I supplied the teams with ideas of picnics and clouds and carousels. Then I met him. He was a charmer. (Like a snake charmer, now that I think about it). He was on the R & D team, looking into the possibility or inserting edgier ideas into willing subjects, the hopes being high for future filmmakers and authors to cut away from the mediocre offerings of Hollywood. But before long, edgier ideas became harder to come by. He found from our late night excursions my predilection for the dark, disturbed, deranged. (Don’t ask. This is not that kind of story.) He wanted to know first-hand what it was like to have that kind of mental edge. So we hooked up over some wires and some electrodes and some other stuff that’s not that important here and we opened a link between us. I saw mental images that would have been right at home in 1950’s Levittown. He saw things that could have existed on Elm Street (as in Nightmare, get it?).

There was a snafu with the electrodes and when we logged off, we found we were still connected. And not in a loving, mushy way of feeling joined with another soul but in a spooky, annoying way. I didn’t want to know how often he wanted to grab himself or how he wanted to know the number of marshmallows he could fit in his mouth at once. He didn’t want to know… well, do I really have to share my dark thoughts here? Can’t you just imagine a few? Remember, this story started with his comment about my brain being like a musty attic. Or something like that.

So my ideas sold, movies grew more textured and there were novels that read like literary snuff films. My deranged thoughts were in high demand with an ever-growing segment of the patient population. Not just creative bohemians but white collar workers who wanted a glimpse at danger without putting themselves at risk. What started as an elite group who could afford the high test thoughts (and coincidentally they were the same people with the largest space for rent mentally) became an addiction for those who dabbled. They wanted dark. Odd. Scary. Otherwordly. Little romances about vampires and adventures about wizards weren’t enough of an escape for many.

So I toiled and wallowed a bit on the dark side. Funny how keeping myself in a dark place mentally was so easy and how it actually helped me lighten up in my real life, recall my dormant sense of humor. But that was hard for him to take. He really liked his version of Pleasantville. Being connected to me brought him success yes but also to a place he felt left him adrift. He once told me that he couldn’t get the image out of his head of walking through a never-ending corridor with flames at his back preventing turning around but with rushing water coming straight for him, threatening to drown him. He said he got that feeling every time he was near me. Not exactly roses and endearments a woman waits to hear.
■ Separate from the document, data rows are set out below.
+            d32_resid_tail(xn, valid && live_l, bt, rt, n_rt, n, j, gb, tid, a.d, a.x, a.gamma_next, a.zhi_out, a.zlo_out, a.stat_out,
+                           reinterpret_cast<float (*)[33]>(xs_raw));
+    } else {
+        if (r16) {
+#pragma unroll
+            for (int i = 0; i < 4; ++i) y[i] = (float)(f16)y[i];
+        }
+        if (a.logits && valid && live_l) {
+            float* lo = a.logits + (size_t)gb * a.N + n;
+            if (n + 3 < a.N) {
+                *reinterpret_cast<float2*>(lo) = float2{y[0], y[1]};
+                *reinterpret_cast<float2*>(lo + 2) = float2{y[2], y[3]};
+            } else {
+#pragma unroll
+                for (int i = 0; i < 4; ++i) if (n + i < a.N) lo[i] = y[i];
+            }
+        }
+        if (a.stats) {
+            SoftStat t_{-INFINITY, 0.0f, 0x7fffffff}, u_{-INFINITY, 0.0f, 0x7fffffff};
+            const int blank = rules[0], ts_active = rules[1];
+#pragma unroll
+            for (int i = 0; i < 4; ++i) {
+                const int id = n + i;
+                bool masked = ((masked4[t] >> (8 * i)) & 0xff) != 0 || id >= a.N;
+                masked |= blank && (id == ws_tok || id == eot_tok);
+                masked |= ts_active && (id == nots_tok || (id >= rules[2] && id < rules[3]) || (id >= rules[4] && id < rules[5]));
+                if (!masked) { if (id < tb) stat_merge(t_, y[i], 1.0f, id); else stat_merge(u_, y[i], 1.0f, id); }
+            }
+            float* xr = xs_raw;
+            float* rec = xr + (size_t)(sub * 32 + j) * 6;
+            rec[0] = t_.m; rec[1] = t_.s; rec[2] = __int_as_float(t_.i); rec[3] = u_.m; rec[4] = u_.s; rec[5] = __int_as_float(u_.i);
+            __syncthreads();
+            if (tid < 32 && valid && live_l) {
+                SoftStat T{-INFINITY, 0.0f, 0x7fffffff}, U{-INFINITY, 0.0f, 0x7fffffff};
+#pragma unroll
+                for (int s = 0; s < 8; ++s) {
+                    const float* r_ = xr + (size_t)(s * 32 + tid) * 6;
+                    stat_merge(T, r_[0], r_[1], __float_as_int(r_[2]));
+                    stat_merge(U, r_[3], r_[4], __float_as_int(r_[5]));
+                }
+                float* o = a.stats + ((size_t)gb * kStatBlocks + rt) * 8;
+                *reinterpret_cast<float4*>(o) = float4{T.m, T.s, __int_as_float(T.i), U.m};
+                *reinterpret_cast<float2*>(o + 4) = float2{U.s, __int_as_float(U.i)};
+            }
+        }
+    }
+  }
+    D32_STAMP(6);
+    if constexpr (MODE == P32_Q) { if (a.gate && blockIdx.x == 0 && tid == 0) xattn_gate_acquire(a.gate); }
diff --git a/whisperkit_amd/csrc/decoder.hip b/whisperkit_amd/csrc/decoder.hip
--- a/whisperkit_amd/csrc/decoder.hip
+++ b/whisperkit_amd/csrc/decoder.hip
@@ -734,7 +734,7 @@
         a = base;
         a.N = d; a.K = d; a.Wt = t.o_t; a.zhi = D.zb_hi; a.zlo = D.zb_lo; a.bias = w.o_b; a.gamma_next = w.ln2_g;
         a.zhi_out = D.za_hi; a.zlo_out = D.za_lo; a.stat_out = D.stat; a.prof_kind = KK_DEC_OPROJ;
-        launch_dec32_proj(P32_RESID, a, n_bt, st);
+        launch_dec32_proj(P32_RESID, a, n_bt, st, false, db.k_slice_fold);
         a = base;
         a.N = d; a.K = d; a.Wt = t.cq_t; a.zhi = D.za_hi; a.zlo = D.za_lo; a.fold_g = t.cq_g; a.fold_c = t.cq_c; a.q = D.q; a.prof_kind = KK_DEC_CQ;
         a.gate = db.xabs ? nullptr : db.xattn_gate;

We thought physical distance would help sever our bond. We parted briefly but were brought back together by forces stronger than any fiction. Our senses dulled by distance, we could still read each other’s thoughts from across the state. I no longer knew his every thought but I knew when he felt anger or fear or arousal. He knew when I felt joy or despair. There ultimately came a day when our wayward thoughts led us rushing back to each other, speeding on the highways in the blustery early spring. It may sound completely absurd, but our cars barreled toward each other. I could see through his eyes the landscape rushing by. He could see my view of his oncoming car. We smashed into each other and melded and fused in as many metal, grisly pieces as you can imagine. But our conjoined thoughts… they’re still there, in the ether. You may pick up on them sometimes when you have an odd thought or get scared on a sunny day.